These are the key concepts you need to understand to accurately answer the question.

Double Displacement Reaction
A double displacement reaction is a fascinating type of chemical reaction where two compounds exchange ions to form two new compounds. This can be thought of as a swap of partners. In the case of our exercise with potassium sulfate (\(K_2SO_4\)) and barium bromide (\(BaBr_2\)), they switch their components to form barium sulfate (\(BaSO_4\)) and potassium bromide (\(KBr\)).
These types of reactions often lead to the formation of a precipitate—an insoluble solid that forms out of a liquid solution. In our example, barium sulfate is the precipitate. Double displacement reactions can result in a visible change, like the formation of a solid, a color change, or the release of gas.
It's crucial for students to recognize that in double displacement reactions, the original compounds decompose into their constituent ions in solution. Then, the ions swap, forming new partners and possibly forming one insoluble product that precipitates from the solution.

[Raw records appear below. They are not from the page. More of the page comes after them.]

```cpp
void Engine::pdhg_raw(const double* x0, const double* y0, double eta, double omega_, int64_t iters, double* x_out,
                      double* y_out) {
    ensure_matrix(false);
    compute_scaling(true);
    scaled_version = 0;
    const int64_t n = n_lp, m = M;
    const size_t mm = (size_t)std::max<int64_t>(m, 1);
    ch.resize(n, stream); lh.resize(n, stream); uh.resize(n, stream); xh.resize(n, stream);
    x0h.resize(n, stream); xth.resize(n, stream); xbar.resize(n, stream); pv.resize(n, stream);
    loh.resize(mm, stream); hih.resize(mm, stream); yh.resize(mm, stream); y0h.resize(mm, stream); yth.resize(mm, stream); pw.resize(mm, stream);
    const double sgn = (sense == KTN_MAX) ? -1.0 : 1.0;
    KTN_HIP(hipMemcpyAsync(lp_x.p, x0, n * sizeof(double), hipMemcpyHostToDevice, stream));
    if (m > 0) KTN_HIP(hipMemcpyAsync(lp_y.p, y0, m * sizeof(double), hipMemcpyHostToDevice, stream));
    LAUNCH_1(k_prep_cols, n, stream, n, lp_c.p, lp_l.p, lp_u.p, dc.p, lp_x.p, (double*)nullptr, sgn, 0, ch.p, lh.p, uh.p, xh.p);
    LAUNCH_1(k_prep_rows, m, stream, m, lp_lo.p, lp_hi.p, dr.p, lp_y.p, 0, loh.p, hih.p, yh.p);
    grp_rows = pick_group(m ? (double)NNZ / (double)m : 1.0);
    grp_cols = pick_group(n ? (double)NNZ / (double)n : 1.0);
    SpMat A{lp_rowptr.p, lp_col.p, r_sval.p};
    SpMat AT{c_ptr.p, c_row.p, c_sval.p};
    packed_on = false;
    KTN_HIP(hipMemcpyAsync(x0h.p, xh.p, n * sizeof(double), hipMemcpyDeviceToDevice, stream));
    if (m > 0) KTN_HIP(hipMemcpyAsync(y0h.p, yh.p, m * sizeof(double), hipMemcpyDeviceToDevice, stream));
    find_long_rows();
    {
        const bool tenv = dev.tiled >= 0;
        const int64_t units_t = ceil_div(M, (int64_t)kTileOut) * ceil_div(n_lp, (int64_t)kTileIn);
        const int64_t units_tt = ceil_div(n_lp, (int64_t)kTileOut) * ceil_div(M, (int64_t)kTileIn);
        tiled_on = prm.lp_tiled_nnz > 0 && NNZ >= prm.lp_tiled_nnz && n_lp >= 2 * kTileIn && M >= 2 * kTileIn &&
                   NNZ >= 4096 * std::max(units_t, units_tt);
        if (tenv) tiled_on = dev.tiled != 0 && M > 0 && NNZ > 0;
        if (tiled_on) {
            auto tt = std::chrono::steady_clock::now();
            tiled_on = build_tiled(tA, M, n_lp, lp_rowptr.p, lp_col.p, r_sval.p, kLongRow) &&
                       build_tiled(tAT, n_lp, M, c_ptr.p, c_row.p, c_sval.p, (int64_t)1 << 62);
            tpart.resize((size_t)std::max<int64_t>(tA.pieces * M, tAT.pieces * n_lp), stream);
            stats["lp_tiled_builds"] += 1.0;
            stats["lp_tiled_build_time_s"] += std::chrono::duration<double>(std::chrono::steady_clock::now() - tt).count();
            if (!tiled_on) stats["lp_tiled_overflows"] += 1.0;
        }
    }
    const double tau = eta / omega_, sigma = eta * omega_;
    const double ky_bytes = (double)NNZ * 12 + 8.0 * (m + 1) + 8.0 * 5 * m + 8.0 * n;
    const double kx_bytes = (double)NNZ * 12 + 8.0 * (n + 1) + 8.0 * 7 * n + 8.0 * m;
    for (int64_t k = 0; k < iters; ++k) {
// ... 172 lines not shown
```

### katana.jl_amd/csrc/sweep.hip

```cpp
#include <cstring>
#include <unordered_map>

#include "engine.hpp"
#include "launch.hpp"
#include "kernels.hpp"
#include "tape_classes.hpp"
#include "batch_lp.hpp"
#include "batch_ecp.hpp"

namespace ktn {

static void postfix_to_nodes(const int32_t* op, const double* arg, int64_t len, const int32_t* rcols, int64_t rlen,
                             int64_t jac_base, std::vector<int64_t>& slot_of, std::vector<int32_t>& nop,
                             std::vector<int32_t>& na, std::vector<int32_t>& nb, std::vector<double>& nc) {
    std::vector<int32_t> st;
    const int64_t base = (int64_t)nop.size();
    for (int64_t s = rlen - 1; s >= 0; --s) slot_of[(size_t)rcols[s]] = s;
    struct Reset {
        std::vector<int64_t>& m; const int32_t* c; int64_t n;
        ~Reset() { for (int64_t s = 0; s < n; ++s) m[(size_t)c[s]] = -1; }
    } reset{slot_of, rcols, rlen};
    for (int64_t t = 0; t < len; ++t) {
        const int o = op[t];
        int32_t a = 0, b = 0;
// ... 895 lines not shown
    *maxviol_out = mv;
    int64_t cap = (prm.cut_cap_factor > 0.0) ? std::max<int64_t>((int64_t)(prm.cut_cap_factor * (double)n_lp), prm.cut_cap_min) : 0;
    if (cap > 0 && row_sharded()) cap = std::max<int64_t>(cap / dist.world, 1);
    if (cap > 0 && V > cap && !anynf) {
        d_dkeys.resize((size_t)m_nl, stream); d_dsorted.resize((size_t)m_nl, stream);
        LAUNCH_1(k_depth_keys, m_nl, stream, P, d_nlrows.p, m_nl, d_g.p, d_flag.p, d_dkeys.p);
        const size_t need = sort_keys_desc_temp_bytes((size_t)m_nl);
        d_sorttmp.resize(need + 16, stream);
        KTN_HIP(sort_keys_desc_u64(d_sorttmp.p, need, d_dkeys.p, d_dsorted.p, (size_t)m_nl, stream));
        LAUNCH_1(k_depth_reflag, m_nl, stream, m_nl, d_dkeys.p, d_dsorted.p, cap, d_flag.p, d_cnt.p);
        check_launch();
        exclusive_scan(d_flag.p, d_rank.p, (size_t)m_nl);
        exclusive_scan(d_cnt.p, d_cntscan.p, (size_t)m_nl);
        KTN_HIP(hipMemcpyAsync(&tail[0], d_flag.p + (m_nl - 1), 8, hipMemcpyDeviceToHost, stream));
        KTN_HIP(hipMemcpyAsync(&tail[1], d_rank.p + (m_nl - 1), 8, hipMemcpyDeviceToHost, stream));
        KTN_HIP(hipMemcpyAsync(&tail[2], d_cnt.p + (m_nl - 1), 8, hipMemcpyDeviceToHost, stream));
        KTN_HIP(hipMemcpyAsync(&tail[3], d_cntscan.p + (m_nl - 1), 8, hipMemcpyDeviceToHost, stream));
        sync();
        V = tail[0] + tail[1];
        nnzV = tail[2] + tail[3];
        stats["cut_selections"] += 1.0;
        stats["cuts_skipped"] += (double)(*nviol_out - V);
    }
    if (anynf) {
        std::fprintf(stderr, "WARNING: Nonlinear constraint or objective likely undefined within domain\n");
        *nonfinite_out = true;
        return;
    }
    if (V > 0) {
        if (prm.cut_algo == KTN_CUT_SUPPORTING) esh_search(d_x, f_tol);
        lp_rowptr.resize((size_t)(M + V + 1), stream);
        lp_lo.resize((size_t)(M + V), stream);
        lp_hi.resize((size_t)(M + V), stream);
        lp_y.resize((size_t)(M + V), stream);
        d_cutprev.resize((size_t)(M + V), stream);
        d_age.resize((size_t)(M + V), stream);
        KTN_HIP(hipMemsetAsync(d_age.p + M, 0, (size_t)V * sizeof(int32_t), stream));
        lp_col.resize((size_t)(NNZ + nnzV), stream);
        lp_val.resize((size_t)(NNZ + nnzV), stream);
        d_violslots.resize((size_t)V, stream);
        LpRows L = lp_view();
        LAUNCH_1(k_compact, m_nl, stream, P, d_nlrows.p, m_nl, d_flag.p, d_rank.p, d_cntscan.p, d_bconst.p, M, NNZ, L,
                 d_violslots.p, d_lastcut.p, d_cutprev.p, (int)(prm.lp_dual_inherit && !glists));
        if (prm.cut_algo == KTN_CUT_SUPPORTING) esh_emit(d_x, V);
        else LAUNCH_G(grp_sweep, k_emit, V, stream, P, d_nlrows.p, d_violslots.p, V, d_x, d_jac.p, d_maxc.p,
                      prm.cut_coef_rng, 1, M, L);
        check_launch();
        M += V;
        NNZ += nnzV;
        numcuts += V;
        last_sweep_cuts = V;
        lp_dirty = true; ++lp_version;
    }
    sync();
    stats["sep_time_s"] += std::chrono::duration<double>(std::chrono::steady_clock::now() - t0).count();
}
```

Understanding this concept is essential for mastering many types of laboratory and real-world chemical transformations.
Molecular Equation
The molecular equation is a representation of the chemical reaction where all the reactants and products are shown as compounds without indicating their ionic nature. For students learning chemistry, it's important to comprehend that this equation offers a macroscopic view of the reaction.
In our exercise example, the molecular equation is:\[ K_2SO_4 (aq) + BaBr_2 (aq) \rightarrow BaSO_4 (s) + 2 KBr (aq) \]This equation shows all the reactants and products in their complete form, focusing on the initial and final compounds rather than the individual ions involved.
The equation balances both the number of atoms and the charge, conveying that matter is neither created nor destroyed during the reaction. It provides a straightforward way for chemists to represent the process on paper, making sure that all elements are accounted for, even if their ionic states are not depicted.
Complete Ionic Equation
When it comes to a complete ionic equation, the goal is to express the soluble ionic compounds as they actually exist in solution—dissociated into their respective ions. This form of the equation provides insight into the actual particles involved in the reaction.
In our case with potassium sulfate and barium bromide, the complete ionic equation is:\[ 2K^+ (aq) + SO_4^{2-} (aq) + Ba^{2+} (aq) + 2Br^- (aq) \rightarrow BaSO_4 (s) + 2K^+ (aq) + 2Br^- (aq) \]Notice how the barium sulfate remains as a solid. This solid is the precipitate that forms when barium ions combine with sulfate ions.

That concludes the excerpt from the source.